## Raw data

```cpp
template <int N, bool VALIDATE>
__device__ __forceinline__ void qd_ground_structure(const QdPixelRec* __restrict__ rec, bool live, int ps, QdWaveLds<N>& W,
                                                    QdBlockLds& S, const QdSlab& sl, int kept) {
    const int lane = threadIdx.x & 63;
    const int m = lane & 31;
    const int hb = lane & 32;
    const unsigned lt = (1u << m) - 1u;
    qd_lds_vptr buf = (qd_lds_vptr)W.buf;

    const int hh = hb >> 5;
    if (m >= 9 && m < 9 + N - 1) W.pv[hh][m] = rec->tc[m - 9];
    if (m >= 16 && m < 16 + N) W.pfl[hh][m - 16] = (short)rec->fl[m - 16];
    __builtin_amdgcn_wave_barrier();
    const double* pvv = W.pv[hh];
    const bool inK = m < kept;
    const int nvalid = min(rec->nvalid, kept);
    const bool valid = m < nvalid;
    const unsigned code = valid ? (unsigned)rec->idx[m] : 0u;
    unsigned ecode = code;
    ecode = (ecode | (ecode << 8)) & 0x00FF00FFu;
    ecode = (ecode | (ecode << 4)) & 0x0F0F0F0Fu;
    ecode = (ecode | (ecode << 2)) & 0x33333333u;
    const double Fabs = inK ? rec->E[m] : INFINITY;
    const double fshift = qd_half_min(Fabs);
    const double F = Fabs - fshift;

    unsigned tcnz = 0;
#pragma unroll
    for (int d = 0; d < N - 1; ++d) tcnz |= (pvv[9 + d] != 0.0 ? 1u : 0u) << d;
    unsigned tcq = 0;
#pragma unroll
    for (int q = 0; q < N - 1; ++q) tcq |= ((tcnz >> (N - 2 - q)) & 1u) << (4 * q);
    unsigned nbrmask = 0;
#pragma unroll 4
    for (int j = 1; j <= 16; ++j) {
        const int pj = (m + j) & 31;
        const unsigned cj = __shfl(ecode, pj, 32);
        const unsigned Z = ((cj | 0x88888888u) - ecode) ^ 0x88888888u;
        const int tz = __builtin_ctz(Z | 0x80000000u);
        const unsigned Zs = Z >> tz;
        const unsigned hop = ((unsigned)(Zs == 0x1Fu) | (unsigned)(Zs == 0xF1u)) & (tcq >> tz) & 1u;
        nbrmask |= hop << pj;
        if (j < 16) {
            const int qj = (m - j) & 31;
            const unsigned back = (unsigned)__shfl((int)hop, qj, 32);
            nbrmask |= back << qj;
        }
    }
    nbrmask = (valid && live) ? (nbrmask & (nvalid >= 32 ? 0xFFFFFFFFu : ((1u << nvalid) - 1u))) : 0u;
#if defined(QD_ABLATE) && QD_ABLATE == 4
    nbrmask = 0;
#endif
    const int cnt = __popc(nbrmask);
    const int maxcnt = qd_wave_max_int(cnt);
    double radius = 0.0;
    double creg[QD_NBREG]; int jreg[QD_NBREG];
#pragma unroll
    for (int i = 0; i < QD_NBREG; ++i) { creg[i] = 0.0; jreg[i] = m; }
    {
        unsigned rem = nbrmask;
        for (int s = 0; s < maxcnt; ++s) {
            const bool has = rem != 0;
            const int j = has ? __builtin_ctz(rem) : m;
            rem &= rem - 1;
            const unsigned cj = __shfl(ecode, j, 32);
            double c = 0.0;
            if (has) {
                const int Y = (int)cj - (int)ecode;
                const unsigned ay = (unsigned)(Y < 0 ? -Y : Y);
                const int q = __builtin_ctz(ay) >> 2;
                const int d = N - 2 - q;
                const int nd = (int)W.pfl[hh][d] + (int)((ecode >> (4 * (q + 1))) & 3u) - 1;
                const int nd1 = (int)W.pfl[hh][d + 1] + (int)((ecode >> (4 * q)) & 3u) - 1;
                const double t = pvv[9 + d];
                const double prod = (Y < 0) ? (double)nd * ((double)nd1 + 1.0)
                                            : (double)nd1 * ((double)nd + 1.0);
                double sq_ = 0.0;
                if (prod > 0.0) sq_ = qd_sqrt1(prod);
                c = -t * sq_;
            }
            if (s < QD_NBREG) {
#pragma unroll
                for (int i = 0; i < QD_NBREG; ++i) if (i == s) { creg[i] = c; jreg[i] = j; }
            } else { W.coef[s - QD_NBREG][lane] = c; W.nidx[s - QD_NBREG][lane] = (unsigned char)j; }
            radius += fabs(c);
        }
    }

    unsigned seg = (1u << m) | nbrmask;
    for (int guard = 0; guard < 32; ++guard) {
        unsigned nw = seg, rem = nbrmask;
        for (int s = 0; s < maxcnt; ++s) {
            const bool has = rem != 0;
            const int j = has ? __builtin_ctz(rem) : m;
            rem &= rem - 1;
            nw |= __shfl(seg, j, 32);
        }
        const bool changed = nw != seg;
        seg = nw;
        if (!__any(changed)) break;
    }
    const int ssz = __popc(seg);
    const int r = __popc(seg & lt);
    const int smax = qd_wave_max_int(ssz);

    double comp_lower;
    {
        buf[lane] = F - radius;
        __builtin_amdgcn_wave_barrier();
        double acc = INFINITY;
        unsigned mm = seg;
        for (int it = 0; it < smax; ++it) {
            if (mm) { const int b = __builtin_ctz(mm); mm &= mm - 1; acc = fmin(acc, buf[hb + b]); }
        }
        __builtin_amdgcn_wave_barrier();
        comp_lower = acc;
    }
    const bool active = live && comp_lower <= 0.0;
#if defined(QD_ABLATE) && QD_ABLATE == 3
    const bool solve = false;
#else
    const bool solve = active && ssz > 1;
#endif

    unsigned base = 0, gi = 0;
    if (solve && r == 0) {
        base = atomicAdd(&S.pool_top, (unsigned)qd_gs_task_doubles(ssz, VALIDATE));
        const int bin = qd_gs_bin(ssz);
        gi = (unsigned)qd_gs_list_off(bin) + atomicAdd(&S.cnt[bin], 1u);
        sl.lists[gi] = base;
        if (ssz > 8) sl.pool[base + 1] = (double)ssz;
    }
    base = (unsigned)__shfl((int)base, __builtin_ctz(seg), 32);
    gi = (unsigned)__shfl((int)gi, __builtin_ctz(seg), 32);
    if (live) {
        sl.link[ps * 32 + m] = solve ? gi : (active ? QD_LINK_SINGLE : QD_LINK_NONE);
        sl.rank[ps * 32 + m] = (unsigned char)r;
        if (VALIDATE) {
            const double hn = -qd_half_min(inK ? -(fabs(Fabs) + radius) : INFINITY);
            if (m == 0) { sl.aux[ps] = hn; sl.aux[QD_GS_PPB + ps] = fshift; }
        }
    }
    {
        double* row = sl.pool + base + 2 + (r * (r + 1)) / 2;
        unsigned nrm = 0;
        for (int s = 0; s < maxcnt; ++s) {
            if (s < cnt && solve) {
                int j = jreg[0]; double c = creg[0];
                if (s >= QD_NBREG) { j = (int)W.nidx[s - QD_NBREG][lane]; c = W.coef[s - QD_NBREG][lane]; }
#pragma unroll
                for (int i = 1; i < QD_NBREG; ++i) if (i == s) { j = jreg[i]; c = creg[i]; }
                const int rj = __popc(seg & ((1u << j) - 1u));
                if (rj < r) { row[rj] = c; nrm |= 1u << rj; }
            }
        }
        for (int c = 0; c < smax - 1; ++c)
            if (solve && c < r && !((nrm >> c) & 1u)) row[c] = 0.0;
        if (solve) row[r] = F;
    }
}

template <int S, bool PADDED, bool VALIDATE>
__device__ __forceinline__ int qd_eig_task(double* rec, double& lam) {
    double resid, x[S];
    int its = 0;
    const int sz = PADDED ? (int)rec[1] : S;
    qd_eig_lowest<S, VALIDATE>(rec + 2, lam, x, resid, VALIDATE ? &its : nullptr, sz);
    if (VALIDATE) rec[1] = resid;
    if (sz == S) {
        double2* X2 = reinterpret_cast<double2*>(rec + 2);
#pragma unroll
// ... 102 lines not shown
```

rl-agent-for-qubit-array-tuning_amd/csrc/qd_kernels.h:

```cpp
#pragma once
#include "qd_groundstate.h"
#include "qd_rng.h"

#if defined(__HIPCC__)

struct QdRewardCfg {
    double gate_ramp_start, gate_quadratic_start, barrier_ramp_start;
    int max_steps;
    int use_deltas, sparse, curve;
    double delta_max, curve_exponent;
    double plunger_radius, outer_plunger_radius, outer_plunger_reward_max, barrier_radius;
};

__device__ __forceinline__ double qd_gate_reward(double dist, const QdRewardCfg& rc) {
    if (rc.sparse) {
        if (dist <= rc.plunger_radius) return 1.0;
        if (dist <= rc.outer_plunger_radius) {
            const double nd = (dist - rc.plunger_radius) / (rc.outer_plunger_radius - rc.plunger_radius);
            return rc.outer_plunger_reward_max * (1.0 - nd);
        }
        return 0.0;
    }
    double r;
    if (dist >= rc.gate_ramp_start) r = 0.0;
// ... 163 lines not shown
    if (nv < KC) {
        double dd[N];
#pragma unroll
        for (int i = 0; i < N; ++i) dd[i] = 0.0 - vd[i];
#pragma unroll 1
        for (int i = 0; i < N; ++i) {
            const double t = qd_dotN<N>(spar + L.cdd_inv + i * G, dd);
            double di = dd[0];
#pragma unroll
            for (int j = 1; j < N; ++j) di = (j == i) ? dd[j] : di;
            F0 = fma(di, t, F0);
        }
    }
#pragma unroll
    for (int m = 0; m < KC; ++m) rec->E[m] = (m < nv ? se[m * QD_CAND_BLOCK + threadIdx.x] : F0) * isa;
#pragma unroll
    for (int i = 0; i < N; ++i) rec->fl[i] = fl[i];
    rec->nvalid = nv;
}

struct QdGsGeom { int n_env, C, P, nb; };
__device__ __forceinline__ void qd_gs_locate(const QdGsGeom& g, int batch, int& slot, int& ch, int& p0) {
    slot = batch / (g.C * g.nb);
    const int rem = batch - slot * g.C * g.nb;
    ch = rem / g.nb; p0 = (rem - ch * g.nb) * QD_GS_PPB;
}

__device__ __forceinline__ void qd_gs_publish_tiles(const QdBlockLds& sB, const QdSlab& sl, int batch, unsigned* __restrict__ gtiles,
                                                    unsigned* __restrict__ tilelist, size_t batches_cap) {
    if (threadIdx.x < QD_GS_NBIN) {
        const int bin = threadIdx.x;
        const unsigned nt = sB.cnt[bin];
        sl.cnt[bin] = nt;
        const unsigned ntile = (nt + 63u) >> 6;
        if (ntile) {
            const unsigned start = atomicAdd(&gtiles[bin], ntile);
            unsigned* tl = tilelist + qd_gs_tile_off(bin, batches_cap) + start;
            for (unsigned t = 0; t < ntile; ++t) {
                const unsigned here = nt - t * 64u < 64u ? nt - t * 64u : 64u;
                tl[t] = ((unsigned)batch << 12) | (t << 6) | (here - 1u);
            }
        }
    }
}

#ifndef QD_GS_WAVES
#define QD_GS_WAVES 7
#endif
template <int N, bool VALIDATE, int WPB>
__global__ void __launch_bounds__(64 * WPB, WPB == 4 ? QD_GS_WAVES : 4)
qd_k_gs_structure(const int* __restrict__ env_ids, int env_base, int rec_slot0, QdGsGeom g, int R, const double* __restrict__ params,
                  const QdPixelRec* __restrict__ recs, const double* __restrict__ state, int noise_flags,
                  unsigned char* __restrict__ slabs, unsigned* __restrict__ gtiles, unsigned* __restrict__ tilelist, size_t batches_cap,
                  int kept) {
    const QdLayout L = qd_layout(N);
    __shared__ QdWaveLds<N> sW[WPB];
    __shared__ QdBlockLds sB;
    constexpr int PPW = QD_GS_PPB / WPB;
    const int batch = blockIdx.x;
    const QdSlab sl = qd_gs_slab(slabs + (size_t)batch * qd_gs_slab_bytes(VALIDATE), VALIDATE);
    const int wave = threadIdx.x >> 6, lane = threadIdx.x & 63;
    int slot, ch, p0;
    qd_gs_locate(g, batch, slot, ch, p0);
    const int e = env_ids ? env_ids[env_base + slot] : env_base + slot;
    const double* par = params + (size_t)e * L.size;
    const double* st = state + (size_t)e * L.s_size;
    if (qd_radial_replaced(par, st, L, ch, noise_flags)) {
        if (threadIdx.x < QD_GS_NBIN) sl.cnt[threadIdx.x] = 0;
        return;
    }
    const QdPixelRec* rbase = recs + ((size_t)(rec_slot0 + slot) * g.C + ch) * g.P;
    if (threadIdx.x <= QD_GS_NBIN) { if (threadIdx.x == 0) sB.pool_top = 0; else sB.cnt[threadIdx.x - 1] = 0; }
    __syncthreads();
    QdWaveLds<N>& W = sW[wave];
    for (int it = 0; it < PPW / 2; ++it) {
        const int ps = wave * PPW + it * 2 + (lane >> 5);
        if (p0 + wave * PPW + it * 2 >= g.P) break;
        const int p = p0 + ps;
        const int pc = p < g.P ? p : g.P - 1;
        qd_ground_structure<N, VALIDATE>(rbase + pc, p < g.P, ps, W, sB, sl, kept);
    }
    __syncthreads();
    qd_gs_publish_tiles(sB, sl, batch, gtiles, tilelist, batches_cap);
}

template <int BIN, bool VALIDATE>
__device__ __forceinline__ int qd_gs_solve_task(double* rec, double& lam) {
    if constexpr (BIN <= 6) return qd_eig_task<BIN + 2, false, VALIDATE>(rec, lam);
    else if constexpr (BIN == 7) return qd_eig_task<10, true, VALIDATE>(rec, lam);
    else if constexpr (BIN == 8) return qd_eig_task<12, true, VALIDATE>(rec, lam);
    else return qd_eig_task_mem<VALIDATE>(rec, lam);
}
template <int BIN> struct QdGsSolveWaves { static constexpr int v = BIN <= 1 ? 6 : (BIN == 2 ? 4 : (BIN == 3 ? 3 : (BIN <= 6 ? 2 : (BIN == 9 ? 4 : 1)))); };

template <int BIN, bool VALIDATE>
__global__ void __launch_bounds__(256, QdGsSolveWaves<BIN>::v)
qd_k_gs_solve(unsigned char* __restrict__ slabs, const unsigned* __restrict__ gtiles, const unsigned* __restrict__ tilelist,
              size_t batches_cap, unsigned long long* __restrict__ stats) {
    const int lane = threadIdx.x & 63;
    const unsigned ntile = gtiles[BIN];
    const unsigned* tl = tilelist + qd_gs_tile_off(BIN, batches_cap);
    const unsigned nwaves = gridDim.x * 4u;
    unsigned gt = blockIdx.x * 4u + (threadIdx.x >> 6);
    const size_t slab_bytes = qd_gs_slab_bytes(VALIDATE);
    auto offset_of = [&](unsigned d) -> unsigned {
        const QdSlab sl = qd_gs_slab(slabs + (size_t)(d >> 12) * slab_bytes, VALIDATE);
        return lane <= (int)(d & 63u) ? sl.lists[qd_gs_list_off(BIN) + (int)((d >> 6) & 63u) * 64 + lane] : 0u;
    };
    unsigned desc = gt < ntile ? tl[gt] : 0u;
    unsigned desc1 = gt + nwaves < ntile ? tl[gt + nwaves] : 0u;
    unsigned off = gt < ntile ? offset_of(desc) : 0u;
    for (; gt < ntile; gt += nwaves) {
        const unsigned desc2 = gt + 2u * nwaves < ntile ? tl[gt + 2u * nwaves] : 0u;
        const unsigned off1 = gt + nwaves < ntile ? offset_of(desc1) : 0u;
        const unsigned batch = desc >> 12;
        const int here = (int)(desc & 63u) + 1;
        const QdSlab sl = qd_gs_slab(slabs + (size_t)batch * slab_bytes, VALIDATE);
        int its = 0;
        if (lane < here) {
            double lam;
            its = qd_gs_solve_task<BIN, VALIDATE>(sl.pool + off, lam);
            sl.lam[qd_gs_list_off(BIN) + (int)((desc >> 6) & 63u) * 64 + lane] = lam;
        }
        desc = desc1; desc1 = desc2; off = off1;
        if (VALIDATE && stats) {
            int sum = its, mx = its;
#pragma unroll
            for (int o = 32; o > 0; o >>= 1) { sum += __shfl_xor(sum, o, 64); mx = max(mx, __shfl_xor(mx, o, 64)); }
            if (lane == 0) {
                atomicAdd(&stats[16], (unsigned long long)here); atomicAdd(&stats[17], (unsigned long long)sum);
                atomicAdd(&stats[18], 1ull); atomicAdd(&stats[19], (unsigned long long)mx);
                atomicAdd(&stats[20 + BIN], (unsigned long long)here);
            }
// ... 579 lines not shown
```

rl-agent-for-qubit-array-tuning_amd/qadapt_hip/_lib.py:

```python
from __future__ import annotations

import ctypes
import os
import subprocess

_HERE = os.path.dirname(os.path.abspath(__file__))
CSRC = os.path.join(os.path.dirname(_HERE), "csrc")
LIB_PATH = os.environ.get("QDSIM_LIB", os.path.join(CSRC, "libqdsim.so"))

QD_FLAG_VALIDATE = 1
QD_FLAG_PIXEL_SEARCH = 2
QD_NOISE_SENSOR = 1
QD_NOISE_RADIAL = 2
QD_NOISE_LATCH = 4
QD_MAP_GLOBAL, QD_MAP_PER_SCAN = 0, 1
QD_ERR_ARG, QD_ERR_HIP, QD_ERR_STATE = 1, 2, 3
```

## Exercise brief
For each line of the data that has the word "qubit", report that line.

## Solved problem
rl-agent-for-qubit-array-tuning_amd/csrc/qd_kernels.h:
rl-agent-for-qubit-array-tuning_amd/qadapt_hip/_lib.py:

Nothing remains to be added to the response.